Sunday, December 25, 2022

Consumed by Fire - Dec 20 2022

 


Consumed by Fire 🔥

Dec 20 2022


It must be prehistoric

the hold fire has on us,

an ancestral memory

we carry from birth.


I gaze into its dancing flames,

eyes rapt

heat soaking in.

The effect is hypnotic

and I'm an automaton,

feeding it fuel

stoking it higher.


How fascinated we are,

how tempted

by its power.


Animals use tools,

even have opposable thumbs.

They plan and remember,

mourn the dead,

feel love.

But only we captured fire,

aspired to the sun

and made off with its prize.


Which, like all great riches

both empowers and consumes.


My wood-stove

glowing invitingly,

its soft flickering light

warming the room.


And the forest

reduced to ash.

The burning cross

of the Ku Klux Klan.

The fire-bombed city

still smouldering,

a wasteland

of smoking ruins

and badly charred remains.


An agonized grimace

seared in

to the faces of the dead,

their final seconds spent

desperately gasping for air.


Where scattered bodies

blackened and stiffened

are either curled-up in fetal position

or fused tightly together;

clinging to each other

in an undying gesture

of love.


This started off as a paean to the joys of a good fire on a cold winter night.

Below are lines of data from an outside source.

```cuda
// ... 399 lines not shown
                              const cuuint32_t* box) {
    TmapKey k;
    memset(&k, 0, sizeof(k));
    k.ptr = ptr; k.rank = rank; k.dev = current_device();
    k.d0 = dims[0]; k.d1 = dims[1]; k.d2 = rank > 2 ? dims[2] : 1;
    k.s0 = strides[0]; k.s1 = rank > 2 ? strides[1] : 0;
    k.b0 = box[0]; k.b1 = box[1]; k.b2 = rank > 2 ? box[2] : 1;
    uint64_t h = reinterpret_cast<uintptr_t>(ptr) * 0x9E3779B97F4A7C15ull;
    h ^= (k.d0 * 31 + k.d1) * 0xBF58476D1CE4E5B9ull + k.d2 * 1315423911ull + k.s0 * 2654435761ull + k.s1 * 40503ull;
    h ^= (static_cast<uint64_t>(k.b1) << 20) ^ (static_cast<uint64_t>(k.b0) << 8) ^ k.b2 ^ (static_cast<uint64_t>(k.dev) << 40);
    h ^= h >> 29;
    if (g_tmap_cache == nullptr) { g_tmap_cache = new std::vector<TmapSlot>(kTmapSlots); for (auto& sl : *g_tmap_cache) sl.used = false; }
    TmapSlot& sl = (*g_tmap_cache)[h & (kTmapSlots - 1)];
    if (sl.used && sl.key == k) { *m = sl.map; return 0; }
    EncodeTiledFn fn = get_encode_fn();
    VB_REQUIRE(fn != nullptr, "cuTensorMapEncodeTiled unavailable (driver too old / no GPU?)");
    cuuint32_t estr[3] = {1, 1, 1};
    CUresult r = fn(m, CU_TENSOR_MAP_DATA_TYPE_BFLOAT16, rank, const_cast<void*>(ptr), dims, strides, box, estr,
                    CU_TENSOR_MAP_INTERLEAVE_NONE, CU_TENSOR_MAP_SWIZZLE_128B, CU_TENSOR_MAP_L2_PROMOTION_L2_256B,
                    CU_TENSOR_MAP_FLOAT_OOB_FILL_NONE);
    VB_REQUIRE(r == CUDA_SUCCESS, "cuTensorMapEncodeTiled (rank %u) failed with CUresult %d", rank, static_cast<int>(r));
    sl.key = k; sl.map = *m; sl.used = true;
    return 0;
}

int make_tmap_bf16(CUtensorMap* m, const void* ptr, uint64_t inner, uint64_t outer, uint64_t ld_elems,
                   uint32_t box_outer) {
    VB_REQUIRE((reinterpret_cast<uintptr_t>(ptr) & 15) == 0, "TMA operand not 16-byte aligned");
    VB_REQUIRE((ld_elems * 2) % 16 == 0, "TMA operand row stride must be a multiple of 8 elements");
    cuuint64_t dims[2] = {inner, outer};
    cuuint64_t strides[1] = {ld_elems * 2};
    cuuint32_t box[2] = {64, box_outer};
    return encode_tmap_cached(m, ptr, 2, dims, strides, box);
}

int current_device() {
    int dev = 0;
    cudaGetDevice(&dev);
    return (dev < 0 || dev >= kMaxDevices) ? 0 : dev;
}

int num_sms() {
    static int n[kMaxDevices] = {0};
    const int dev = current_device();
    if (n[dev] == 0) {
        int v = 0;
        cudaDeviceGetAttribute(&v, cudaDevAttrMultiProcessorCount, dev);
        n[dev] = v > 0 ? v : 132;
    }
    return n[dev];
}

template <bool A_MN, bool B_MN, int BLOCK_N, bool OUT_F32, int EPI = EPI_GENERIC>
static int launch(const CUtensorMap& ta, const CUtensorMap& tb, const GemmParams& p, cudaStream_t st) {
    using C = Cfg<BLOCK_N>;
    auto kern = gemm_wgmma_kernel<A_MN, B_MN, BLOCK_N, OUT_F32, EPI>;
    static int configured[kMaxDevices] = {0};
    VB_CHECK_CUDA(ensure_dyn_smem(kern, C::SMEM_BYTES, configured));
    const long long tiles = static_cast<long long>((p.M + BLOCK_M - 1) / BLOCK_M) * ((p.N + BLOCK_N - 1) / BLOCK_N) * p.splits;
    VB_REQUIRE(tiles < (1LL << 31), "vb_gemm: too many tiles");
    {
        ProfScope ps(st, OUT_F32 ? PROF_GEMM_WGRAD : (B_MN ? PROF_GEMM_DGRAD : PROF_GEMM_FWD), 2.0 * p.M * p.N * p.K, 1);
        VB_CHECK_CUDA(launch_pdl(kern, dim3(static_cast<unsigned>(tiles)), dim3(kThreads), C::SMEM_BYTES, st, ta, tb, p));
    }
    VB_CHECK_CUDA(cudaGetLastError());
    return 0;
// ... 167 lines not shown
```

Measured before the change: 3029.

## Make attention fwd/bwd kernels persistent with double-buffered TMA prefetch of next head

Attention forward and backward kernels become persistent: the grid is capped at SMs times occupancy and each block loops over (batch, head) items. While the current item computes, the next item's Q/K/V (forward) or Q/dO (backward) tiles are prefetched into a second shared-memory stage, along with its bias, LSE and dropout words. K/V in backward are reloaded after their last use. A 3D tensor map (inner, rows, batch) replaces the 2D one, so out-of-range rows are zero-filled per batch instead of reading into the next sequence. The cost is double the shared memory for staging, which may lower occupancy or block larger NKB configs.

Result: no change. 3042 (median of 6 runs) (+0.4%).

```diff
diff --git a/visualbert_b200/csrc/vb_attention.cuh b/visualbert_b200/csrc/vb_attention.cuh
--- a/visualbert_b200/csrc/vb_attention.cuh
+++ b/visualbert_b200/csrc/vb_attention.cuh
@@ -246,5 +246,7 @@
 int attn_fwd_wgmma(const AttnParams& p, cudaStream_t st, bool mask_ready);
 int attn_bwd_wgmma(const AttnParams& p, cudaStream_t st, bool delta_ready);
 int make_tmap_bf16(CUtensorMap* m, const void* ptr, uint64_t inner, uint64_t outer, uint64_t ld_elems, uint32_t box_outer);
-
-}
+int make_tmap_bf16_3d(CUtensorMap* m, const void* ptr, uint64_t inner, uint64_t rows, uint64_t batches, uint64_t ld_elems,
+                      uint32_t box_rows);
+
+}
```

But even then, there is always lurking in the back of my mind an awareness of chimney fires: the two-edged sword of playing with fire. Perhaps, though, it was having just finished reading about Russia's scorched earth war on Ukraine that really led me down the dark misanthropic path this poem ended up taking.

I think of Tokyo, Dresden, Grozny. Language and the abstract thought it permits is what distinguishes the human animal from the rest. Fire, as well. And this is what we do with our great gifts?